Campus History

The Rise and Fall of Ladies Hall

No men allowed: a group of 1960s female students relaxes in the Elizabeth Waters Residence Hall courtyard. The dorm would be the last on campus to remain segregated by gender. UW Archives 2018s00424

By 2005, Elizabeth Waters Residence Hall was the last standing gender-segregated dorm on campus. For many alumni of that time, it was a familiar arrangement. For many students, it was antiquated — weird, even. Wrote one in the Badger Herald: “The time has come for UW to end this wretched, backward invocation of sexism and mindless promotion of prudery.” A year later, it became a coed dorm, ending a long era.

The UW’s first-ever purpose-built dorm was also its first women’s dorm. Ladies Hall was constructed in 1871 and was later renamed Chadbourne Hall after former chancellor Paul Chadbourne, partly in retribution for his stubborn opposition to coeducation. The paradoxical naming streak continued for the second women’s dorm (and oldest functioning dorm on campus today), Barnard Hall — after former chancellor Henry Barnard, who opposed university housing entirely because of its high costs.

The earliest residents of Ladies Hall needed permission to leave the dorm outside of usual class hours, and they were only allowed to see visitors during scheduled receptions in common areas.
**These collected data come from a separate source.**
## Fuse sample saving into lambda kernel, spread xdraw RNG, skip padded wpass rows

```diff
diff --git a/a-divide-and-conquer-strategy-for-high-dimensional-bayesian-factor-models_amd/csrc/dcfm.hip b/a-divide-and-conquer-strategy-for-high-dimensional-bayesian-factor-models_amd/csrc/dcfm.hip
--- a/a-divide-and-conquer-strategy-for-high-dimensional-bayesian-factor-models_amd/csrc/dcfm.hip
+++ b/a-divide-and-conquer-strategy-for-high-dimensional-bayesian-factor-models_amd/csrc/dcfm.hip
@@ -399,15 +399,38 @@
     }
 }
 
-static void loading_rows(dcfm_handle *h, const DrawsDev &dr, int64_t it, bool lamgen) {
+static bool saved_iteration(const dcfm_handle *h, int64_t it) { return it % h->cfg.thin == 0 && it > h->cfg.burnin; }
+
+#ifndef DCFM_LAM_SAVE
+#define DCFM_LAM_SAVE 1
+#endif
+static bool lambda_saves(const dcfm_handle *h) {
+    return DCFM_LAM_SAVE && h->d.kp == KP && !(h->cfg.flags & DCFM_FLAG_EXACT_RESIDUAL);
+}
+
+static int open_batch(dcfm_handle *h) {
+    if (h->batch == 0 && h->asm_pending[h->lb]) {
+        HIPC(h, hipStreamWaitEvent(h->stream, h->e_free[h->lb], 0));
+        h->asm_pending[h->lb] = false;
+    }
+    return DCFM_OK;
+}
+
+static int loading_rows(dcfm_handle *h, const DrawsDev &dr, int64_t it, bool lamgen) {
     const Dims &d = h->d;
     const Bufs &b = h->b;
     hipStream_t s = h->stream;
     const bool exact = h->cfg.flags & DCFM_FLAG_EXACT_RESIDUAL;
     const double kappa_max = exact ? HUGE_VAL : (h->cfg.flags & DCFM_FLAG_GUARD_ALL) ? 0.0 : KAPPA_IDENTITY_MAX;
+    SaveArgs sv;
+    if (lambda_saves(h) && saved_iteration(h, it)) {
+        TRY(open_batch(h));
+        sv.Lb = b.Lb[h->lb]; sv.wsum = b.wsum[h->lb]; sv.wslot = b.wslot[h->lb];
+        sv.LDB = b.LDB; sv.slot = h->batch; sv.B = h->B;
+    }
     {
         KTimer t(h, DCFM_K_LAMBDA, s);
-        launch_lambda(d, b, dr, it, delta_tau(h).tau_in, h->plam_valid ? b.Plam : nullptr, s, lamgen, kappa_max);
+        launch_lambda(d, b, dr, it, delta_tau(h).tau_in, h->plam_valid ? b.Plam : nullptr, s, lamgen, kappa_max, sv);
     }
     if (exact) {
         KTimer t(h, DCFM_K_RESID, s);
@@ -417,19 +440,18 @@
         launch_resid_flagged(d, b, dr, it, s);
     }
     h->plam_valid = false;
+    return DCFM_OK;
 }
 
 static int save_sample(dcfm_handle *h, int64_t it) {
-    if (it % h->cfg.thin != 0 || it <= h->cfg.burnin) return DCFM_OK;
+    if (!saved_iteration(h, it)) return DCFM_OK;
     const Bufs &b = h->b;
     hipStream_t s = h->stream;
-    if (h->batch == 0 && h->asm_pending[h->lb]) {
-        HIPC(h, hipStreamWaitEvent(s, h->e_free[h->lb], 0));
-        h->asm_pending[h->lb] = false;
-    }
-    {
+    const bool ksave = !lambda_saves(h);
+    if (ksave) TRY(open_batch(h));
+    if (ksave || h->probe_n < h->probe_cap || h->prec_n < h->prec_cap) {
         KTimer t(h, DCFM_K_SAVE, s);
-        launch_save(h->d, b, b.Lb[h->lb], b.wsum[h->lb], h->batch, s, b.wslot[h->lb], h->B);
+        if (ksave) launch_save(h->d, b, b.Lb[h->lb], b.wsum[h->lb], h->batch, s, b.wslot[h->lb], h->B);
         if (h->probe_n < h->probe_cap) launch_probes(h->d, b, h->probes, h->probe_n++, s);
         if (h->prec_n < h->prec_cap) launch_precision(h->d, b, h->prec, h->prec_n++, s);
     }
@@ -470,7 +492,7 @@
         }
         HIPC(h, hipGetLastError());
         if (delta_pending) iteration_done(h);
-        loading_rows(h, dr, it, lamgen);
+        TRY(loading_rows(h, dr, it, lamgen));
         delta_pending = true;
         return DCFM_OK;
     }
@@ -576,7 +598,7 @@
         HIPC(h, hipStreamWaitEvent(s, h->e_xchol, 0));
         { KTimer t(h, DCFM_K_XDRAW, s); launch_xdraw(d, b, dr, it, s, false); }
         { KTimer t(h, DCFM_K_CPASS, s); launch_cpass(d, b, s); }
-        loading_rows(h, dr, it, false);
+        TRY(loading_rows(h, dr, it, false));
         HIPC(h, hipEventRecord(h->e_lam, s));
         { KTimer t(h, DCFM_K_COLSUM, s); launch_colsum(d, b, s); }
         if (d.coll) {
diff --git a/a-divide-and-conquer-strategy-for-high-dimensional-bayesian-factor-models_amd/csrc/dcfm_internal.h b/a-divide-and-conquer-strategy-for-high-dimensional-bayesian-factor-models_amd/csrc/dcfm_internal.h
--- a/a-divide-and-conquer-strategy-for-high-dimensional-bayesian-factor-models_amd/csrc/dcfm_internal.h
+++ b/a-divide-and-conquer-strategy-for-high-dimensional-bayesian-factor-models_amd/csrc/dcfm_internal.h
@@ -37,6 +37,10 @@
 };
 
 struct LamDraws { const double *NL, *Gpsi, *Gps; };
+struct SaveArgs {
+    double *Lb = nullptr, *wsum = nullptr, *wslot = nullptr;
+    int LDB = 0, slot = 0, B = 0;
+};
 #ifndef DCFM_LAM_GEN_BLOCKS
 #define DCFM_LAM_GEN_BLOCKS 160
 #endif
@@ -149,7 +153,8 @@
                   const double *delta_in = nullptr, const double *tau_in = nullptr, double *delta_out = nullptr,
                   double *tau_out = nullptr, int64_t delta_iter = 0);
 void launch_lambda(const Dims &d, const Bufs &b, const DrawsDev &dr, int64_t iter,
-                   const double *tau_cur, const double *plam_src, hipStream_t s, bool gen, double kappa_max);
+                   const double *tau_cur, const double *plam_src, hipStream_t s, bool gen, double kappa_max,
+                   const SaveArgs &sv = SaveArgs{});
 void launch_colsum(const Dims &d, const Bufs &b, hipStream_t s);
 void launch_resid(const Dims &d, const Bufs &b, const DrawsDev &dr, int64_t iter, hipStream_t s, bool gen);
 void launch_resid_flagged(const Dims &d, const Bufs &b, const DrawsDev &dr, int64_t iter, hipStream_t s);
diff --git a/a-divide-and-conquer-strategy-for-high-dimensional-bayesian-factor-models_amd/csrc/kernels.hip b/a-divide-and-conquer-strategy-for-high-dimensional-bayesian-factor-models_amd/csrc/kernels.hip
--- a/a-divide-and-conquer-strategy-for-high-dimensional-bayesian-factor-models_amd/csrc/kernels.hip
+++ b/a-divide-and-conquer-strategy-for-high-dimensional-bayesian-factor-models_amd/csrc/kernels.hip
@@ -73,8 +73,12 @@
     if (nch > 4) { nch = 1; chunk = nsrc; }
 }
 constexpr int XD_ROWS = 4;
-constexpr int XD_SMEM = (2 * KP * (KP + 1) + 4 * 4 * 64 * 2) > XCHOL_SMEM ? (2 * KP * (KP + 1) + 4 * 4 * 64 * 2)
-                                                                          : XCHOL_SMEM;
+#ifndef DCFM_XD_SPREAD
+#define DCFM_XD_SPREAD 1
+#endif
+constexpr bool XD_SPREAD = DCFM_XD_SPREAD;
+constexpr int XD_LDS = 2 * KP * (KP + 1) + 4 * 4 * 64 * 2 + 4 * 64 * 2;
+constexpr int XD_SMEM = XD_LDS > XCHOL_SMEM ? XD_LDS : XCHOL_SMEM;
 __global__ __launch_bounds__(1024) void k_xdraw(Dims d, const double *__restrict__ src, int nsrc, size_t sstride,
                                                 double *__restrict__ XM,
                                                 double *__restrict__ X, DrawsDev dr, int64_t iter, int xroles,
@@ -95,6 +99,7 @@
     }
     double (*Ms)[KP][KP + 1] = reinterpret_cast<double (*)[KP][KP + 1]>(smem);
     d2 (*part)[4][64] = reinterpret_cast<d2 (*)[4][64]>(smem + 2 * KP * (KP + 1));
+    d2 (*evs)[64] = reinterpret_cast<d2 (*)[64]>(smem + 2 * KP * (KP + 1) + 4 * 4 * 64 * 2);
     const int lane = threadIdx.x & 63, w = threadIdx.x >> 6, c = lane & 15, q = lane >> 4;
     const int tw = w & 3, sw = w >> 2;
     const int i0 = blk * XD_ROWS, i = i0 + c;
@@ -111,7 +116,7 @@
             ev[t].x = (live && kk < d.K) ? nx[kk] : 0.0;
             ev[t].y = (live && kk + 1 < d.K) ? nx[kk + 1] : 0.0;
         }
-    } else if (w == 0) {
+    } else if (w == 0 && !XD_SPREAD) {
         const Rng rng(d.seed);
 #pragma unroll
         for (int t = 0; t < 4; ++t) {
@@ -127,6 +132,13 @@
 #pragma unroll
         for (int u = 0; u < 2; ++u) xmv[u] = XM[threadIdx.x + 1024 * u];
     }
+    auto draw = [&] {
+        if (!XD_SPREAD || d.inject || w >= 4) return;
+        const int kk = 8 * w + 2 * q;
+        double n0 = 0.0, n1 = 0.0;
+        if (live && kk < d.K) Rng(d.seed).normal2(SITE_X, 0u, (uint32_t)i, (uint32_t)(4 * w + q), (uint32_t)iter, n0, n1);
+        evs[w][lane] = d2{n0, (kk + 1 < d.K) ? n1 : 0.0};
+    };
     if (sw < nch) {
         if (chunk >= 2) {
             constexpr int NPART = 16 / XD_ROWS;
@@ -135,8 +147,9 @@
             const bool rl = i0 + rr < d.n && h < np;
             const double *p = src + (size_t)(sw * chunk + (h < np ? h : 0) * per) * stride +
                               (size_t)(i0 + rr < d.n ? i0 + rr : i0) * KP + 8 * tw + 2 * q;
-            d2 v = rl ? tree_sum_f<d2, 8, 10>(per, [&](int rk) { return *reinterpret_cast<const d2 *>(p + (size_t)rk * stride); })
-                      : d2{0.0, 0.0};
+            d2 v = tree_sum_f<d2, 8, 10>(per, [&](int rk) {
+                return rl ? *reinterpret_cast<const d2 *>(p + (size_t)rk * stride) : d2{0.0, 0.0};
+            }, draw);
             for (int o = 1; o < np; o <<= 1) {
                 d2 u;
                 u.x = __shfl_down(v.x, o * XD_ROWS, 16);
@@ -147,7 +160,9 @@
             part[sw][tw][lane] = h == 0 ? v : d2{0.0, 0.0};
         } else {
             const double *p = src + (size_t)sw * chunk * stride + (size_t)(live ? i : i0) * KP + 8 * tw + 2 * q;
-            part[sw][tw][lane] = live ? *reinterpret_cast<const d2 *>(p) : d2{0.0, 0.0};
+            const d2 v = live ? *reinterpret_cast<const d2 *>(p) : d2{0.0, 0.0};
+            draw();
+            part[sw][tw][lane] = v;
         }
     }
     if (xroles & 1) {
@@ -163,6 +178,10 @@
     }
     __syncthreads();
     if (w > 0) return;
+    if (XD_SPREAD && !d.inject) {
+#pragma unroll
+        for (int t = 0; t < 4; ++t) ev[t] = evs[t][lane];
+    }
 #pragma unroll
     for (int t = 0; t < 4; ++t) {
         TreeSum<d2, 3> ts;
@@ -541,13 +560,14 @@
     }
 }
 void launch_lambda(const Dims &d, const Bufs &b, const DrawsDev &dr, int64_t iter,
-                   const double *tau_cur, const double *plam_src, hipStream_t s, bool gen, double kappa_max) {
+                   const double *tau_cur, const double *plam_src, hipStream_t s, bool gen, double kappa_max,
+                   const SaveArgs &sv) {
     if (d.kp != KP) return wide::launch_lambda(d, b, dr, iter, tau_cur, plam_src, s, kappa_max);
     const LamDraws ld = lam_draws_at(d, b, dr, iter, gen);
     const dim3 grid(cdiv(d.P, LAM_ROWS), d.G);
 #define LAUNCH_LAM(KE)                                                                                       \
     hipLaunchKernelGGL(k_lambda<KE>, grid, dim3(64), 0, s, d, b.C, b.E, b.yy, tau_cur, b.Lam, b.psi, plam_src, \
-                       b.ps, b.omega, b.cpart, ld, b.Y, b.X, b.Z, kappa_max)
+                       b.ps, b.omega, b.cpart, ld, b.Y, b.X, b.Z, kappa_max, sv)
     if (d.K <= 8) LAUNCH_LAM(8);
     else if (d.K <= 16) LAUNCH_LAM(16);
     else if (d.K <= 20) LAUNCH_LAM(20);
diff --git a/a-divide-and-conquer-strategy-for-high-dimensional-bayesian-factor-models_amd/csrc/lambda.h b/a-divide-and-conquer-strategy-for-high-dimensional-bayesian-factor-models_amd/csrc/lambda.h
--- a/a-divide-and-conquer-strategy-for-high-dimensional-bayesian-factor-models_amd/csrc/lambda.h
+++ b/a-divide-and-conquer-strategy-for-high-dimensional-bayesian-factor-models_amd/csrc/lambda.h
@@ -105,7 +105,7 @@
                                                double *__restrict__ omega, double *__restrict__ cpart,
                                                LamDraws ld, const double *__restrict__ Y,
                                                const double *__restrict__ X, const double *__restrict__ Z,
-                                               double kappa_max) {
+                                               double kappa_max, SaveArgs sv) {
     static_assert(KE % 2 == 0 && KE >= 2 && KE <= KP, "even factor width");
     constexpr int NB = (KE + 7) / 8;
     constexpr int LSN = 2 * LAM_ROWS * (KP + 1) * 2, BSN = 2 * LAM_ROWS * (KP + 2), VSN = LAM_ROWS * (KP + 2);
@@ -380,6 +380,12 @@
             cpart[rowoff + r] = ps_b * (x[b] * x[b]);
             if (rv[b]) psi[rowoff + r] = ps_b;
         }
+        if (sv.Lb) {
+            double *Lr = sv.Lb + ((size_t)mg * d.P + j) * sv.LDB + (size_t)sv.slot * d.K;
+#pragma unroll
+            for (int b = 0; b < 4; ++b)
+                if (rv[b]) Lr[l + 8 * b] = x[b];
+        }
     }
     if (exact) {
         double(*Lm)[KP + 1] = reinterpret_cast<double(*)[KP + 1]>(SM);
@@ -388,10 +394,10 @@
         __builtin_amdgcn_wave_barrier();
         const int cc = lane & 15;
         const double gps_c = ld.Gps[(uint32_t)(m * d.P) + (j0 + cc < d.P && cc < LAM_ROWS ? j0 + cc : 0)];
-        resid_rows8(d, Y, X, Z, Lm, gps_c, m, j0, lane, ps, omega);
+        resid_rows8(d, Y, X, Z, Lm, gps_c, m, j0, lane, ps, omega, sv);
     } else if (valid && l == 0) {
-        ps_omega_store(d, SS, Gps, ps, omega, (uint32_t)(m * d.PP + j));
-    }
-}
-
-}
+        ps_omega_store(d, SS, Gps, ps, omega, (uint32_t)(m * d.PP + j), sv, (size_t)mg * d.P + j);
+    }
+}
+
+}
diff --git a/a-divide-and-conquer-strategy-for-high-dimensional-bayesian-factor-models_amd/csrc/linalg.h b/a-divide-and-conquer-strategy-for-high-dimensional-bayesian-factor-models_amd/csrc/linalg.h
--- a/a-divide-and-conquer-strategy-for-high-dimensional-bayesian-factor-models_amd/csrc/linalg.h
+++ b/a-divide-and-conquer-strategy-for-high-dimensional-bayesian-factor-models_amd/csrc/linalg.h
@@ -70,6 +70,17 @@
         return acc;
     }
 };
+template <class T, int B = 8, int L = TREE_LEVELS, class F, class Mid>
+__device__ __forceinline__ T tree_sum_f(int n, F &&load, Mid &&mid) {
+    TreeSum<T, L> ts;
+    for (int k = 0; k == 0 || k < n; k += B) {
+        T v[B];
+        static_for<B>([&](auto U) { if (k + U < n) v[U] = load(k + U); });
+        if (k == 0) mid();
+        static_for<B>([&](auto U) { if (k + U < n) ts.push(v[U]); });
+    }
+    return ts.total();
+}
 template <class T, int B = 8, int L = TREE_LEVELS, class F>
 __device__ __forceinline__ T tree_sum_f(int n, F &&load) {
     TreeSum<T, L> ts;
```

The hall’s principal also advised the women on their habits and how to comport themselves in public.

Many strict housing rules continued into the latter half of the 20th century. Between the ’40s and ’70s, parents received a letter from the university before the start of each academic year informing them that female students under the age of 21 were required to live in university-approved housing or provide a guardian’s written permission to live unsupervised off campus.

Curfews were commonplace. According to a 1949 housing document, women who tried to return to their dorms after 10:30 p.m. on weeknights would be locked out. Only a housemother had access to the building’s keys, so residents needed permission to be gone overnight or to stay out past curfew. Late-night studying at the library? Too bad. Freshmen could request a key for curfew extension until 12:30 a.m. once per semester, while seniors earned the luxury of requesting a key twice per week. Exceptions were made for university-sanctioned events and for Daily Cardinal staffers.
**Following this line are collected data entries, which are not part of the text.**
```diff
 template <int NW, int PPP>
 __global__ __launch_bounds__(NW * 64, PVAMD_GROUP_MINWAVES) void composed_query_fused(
     const pvamd_grid_t* __restrict__ grids, int S, const float* __restrict__ tf, int A, const float* __restrict__ pts, int64_t nchunks,
     int64_t P, float* __restrict__ val, float* __restrict__ grad, int* __restrict__ leaf, int a0) {
-    constexpr int N = NW * kTilePoints, kBins = N < 4096 ? N : 4096, kPerThread = kBins / (NW * 64), kKeyShift = kBins == 4096 ? 0 : (kBins == 2048 ? 1 : 2);
-    static_assert(kBins >= 1024 && kBins % (NW * 64) == 0, "4, 8 or 16 waves");
+    constexpr int N = NW * kTilePoints, kBins = kFusedBins, kPerLane = kBins / 64;
+    constexpr int kKeyShift = kBins == 512 ? 3 : (kBins == 256 ? 4 : (kBins == 128 ? 5 : 6));
+    static_assert(kBins == 512 || kBins == 256 || kBins == 128 || kBins == 64, "a wave's uint16 bin starts fill at most its 1 KB value quarter");
+    static_assert(NW <= 16 && (NW & (NW - 1)) == 0 && N <= 65535, "a row of 16 lanes folds the wave boxes; positions are uint16");
     __shared__ __attribute__((aligned(16))) float res[NW][1024];
     __shared__ uint16_t sperm[N];
-    __shared__ unsigned box[6];
-    __shared__ unsigned wsum[NW];
-    __shared__ __attribute__((aligned(16))) float wspan[NW];
+    __shared__ __attribute__((aligned(16))) unsigned hist[kBins];
+    __shared__ float wbox[7][NW];
     const int lane = threadIdx.x & 63, wave = __builtin_amdgcn_readfirstlane(threadIdx.x >> 6);
     const int a = a0 + blockIdx.x;
-    auto hist = [&](int bin) -> unsigned& { return reinterpret_cast<unsigned*>(res[bin >> 8])[768 + (bin & 255)]; };
     for (int64_t chunk = blockIdx.y; chunk < nchunks; chunk += gridDim.y) {
         const int64_t cfirst = chunk * N <= P - N ? chunk * N : P - N;
         f32x4_alias* sp = reinterpret_cast<f32x4_alias*>(res[wave]);
@@ -1000,11 +1017,7 @@
             sp[lane + 64] = src[lane + 64];
             sp[lane + 128] = src[lane + 128];
         }
-        for (int i = threadIdx.x; i < kBins; i += NW * 64) hist(i) = 0u;
-        if (threadIdx.x < 3) {
-            box[threadIdx.x] = 0xffffffffu;
-            box[3 + threadIdx.x] = 0u;
-        }
+        for (int i = threadIdx.x; i < kBins; i += NW * 64) hist[i] = 0u;
         PVAMD_WAVE_SYNC();
         const f32x4 q0 = sp[3 * lane], q1 = sp[3 * lane + 1], q2 = sp[3 * lane + 2];
         const float px[4] = {q0.x, q0.w, q1.z, q2.y}, py[4] = {q0.y, q1.x, q1.w, q2.z}, pz[4] = {q0.z, q1.y, q2.x, q2.w};
@@ -1024,38 +1037,27 @@
                 hi[d] = fin ? fmaxf(hi[d], c[d]) : hi[d];
             }
         }
-        __syncthreads();
         float tile_span = 0.f;
 #pragma unroll
         for (int d = 0; d < 3; ++d) {
             const float l = wave_min(lo[d]), h = wave_max(hi[d]);
             tile_span += fmaxf(h - l, 0.f);
             if (lane == 0) {
-                atomicMin(&box[d], order_code(l));
-                atomicMax(&box[3 + d], order_code(h));
-            }
-        }
-        if (lane == 0) wspan[wave] = tile_span;
+                wbox[d][wave] = l;
+                wbox[3 + d][wave] = h;
+            }
+        }
+        if (lane == 0) wbox[6][wave] = tile_span;
         __syncthreads();
         float blo[3], scale[3], chunk_span = 0.f;
 #pragma unroll
         for (int d = 0; d < 3; ++d) {
-            blo[d] = order_decode(box[d]);
-            const float ext = order_decode(box[3 + d]) - blo[d];
+            blo[d] = group16_min(wbox[d][lane & (NW - 1)]);
+            const float ext = group16_max(wbox[3 + d][lane & (NW - 1)]) - blo[d];
             chunk_span += fmaxf(ext, 0.f);
             scale[d] = 15.999f / fmaxf(ext, 1e-30f);
         }
-        float worst_tile = 0.f;
-        if constexpr (NW % 4 == 0) {
-            const f32x4_alias* w4 = reinterpret_cast<const f32x4_alias*>(wspan);
-#pragma unroll
-            for (int w = 0; w < NW / 4; ++w) {
-                const f32x4 v = w4[w];
-                worst_tile = fmaxf(worst_tile, fmaxf(fmaxf(v.x, v.y), fmaxf(v.z, v.w)));
-            }
-        } else {
-            for (int w = 0; w < NW; ++w) worst_tile = fmaxf(worst_tile, wspan[w]);
-        }
+        const float worst_tile = group16_max(wbox[6][lane & (NW - 1)]);
         const bool coherent = worst_tile <= kCoherentSpan * chunk_span;
         if (coherent) {
 #pragma unroll
@@ -1066,33 +1068,31 @@
 #pragma unroll
         for (int k = 0; k < 4; ++k) {
             key[k] = hilbert_cell16(px[k], py[k], pz[k], blo, scale) >> kKeyShift;
-            rank[k] = atomicAdd(&hist((int)key[k]), 1u);
+            rank[k] = atomicAdd(&hist[key[k]], 1u);
         }
         __syncthreads();
-        unsigned local[kPerThread], sum = 0u;
-#pragma unroll
-        for (int i = 0; i < kPerThread; ++i) {
-            local[i] = hist((int)threadIdx.x * kPerThread + i);
+        unsigned local[kPerLane], sum = 0u;
+#pragma unroll
+        for (int i = 0; i < kPerLane; ++i) {
+            local[i] = hist[lane * kPerLane + i];
             sum += local[i];
         }
-        unsigned inc = sum;
-#pragma unroll
-        for (int off = 1; off < 64; off <<= 1) {
-            const unsigned t = __shfl_up(inc, off);
-            inc += lane >= off ? t : 0u;
-        }
-        if (lane == 63) wsum[wave] = inc;
-        __syncthreads();
-        unsigned base = inc - sum;
-        for (int w = 0; w < wave; ++w) base += wsum[w];
-#pragma unroll
-        for (int i = 0; i < kPerThread; ++i) {
-            hist((int)threadIdx.x * kPerThread + i) = base;
-            base += local[i];
-        }
-        __syncthreads();
-#pragma unroll
-        for (int k = 0; k < 4; ++k) sperm[hist((int)key[k]) + rank[k]] = (uint16_t)(wave * kTilePoints + 4 * lane + k);
+        unsigned base = wave_inclusive_sum(sum) - sum;
+        u32_alias* mine = reinterpret_cast<u32_alias*>(res[wave] + 768);
+        if constexpr (kPerLane == 1) {
+            reinterpret_cast<u16_alias*>(mine)[lane] = (uint16_t)base;
+        } else {
+#pragma unroll
+            for (int i = 0; i < kPerLane; i += 2) {
+                const unsigned second = base + local[i];
+                mine[lane * (kPerLane / 2) + i / 2] = base | (second << 16);
+                base = second + local[i + 1];
+            }
+        }
+        PVAMD_WAVE_SYNC();
+        const u16_alias* start = reinterpret_cast<const u16_alias*>(mine);
+#pragma unroll
+        for (int k = 0; k < 4; ++k) sperm[start[key[k]] + rank[k]] = (uint16_t)(wave * kTilePoints + 4 * lane + k);
         __syncthreads();
         }
         const GroupIO gio{nullptr, nullptr, &res[0][0], cfirst, sperm + wave * kTilePoints};
```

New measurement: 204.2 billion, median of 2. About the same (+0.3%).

## Add second far-center bounding sphere to cull mesh tiles and records

Applied to the files above, without the earlier changes.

For many years, men could only enter women’s dorms during certain evening hours and were never allowed to stay overnight. The board of regents approved coed housing, separated by floor (and later by wing), for select UW residence halls in 1972. All halls are now coed, and most floors and wings stopped being separated by gender in 2011. Students are free to come and go as they please. We suspect they wouldn’t accept anything less.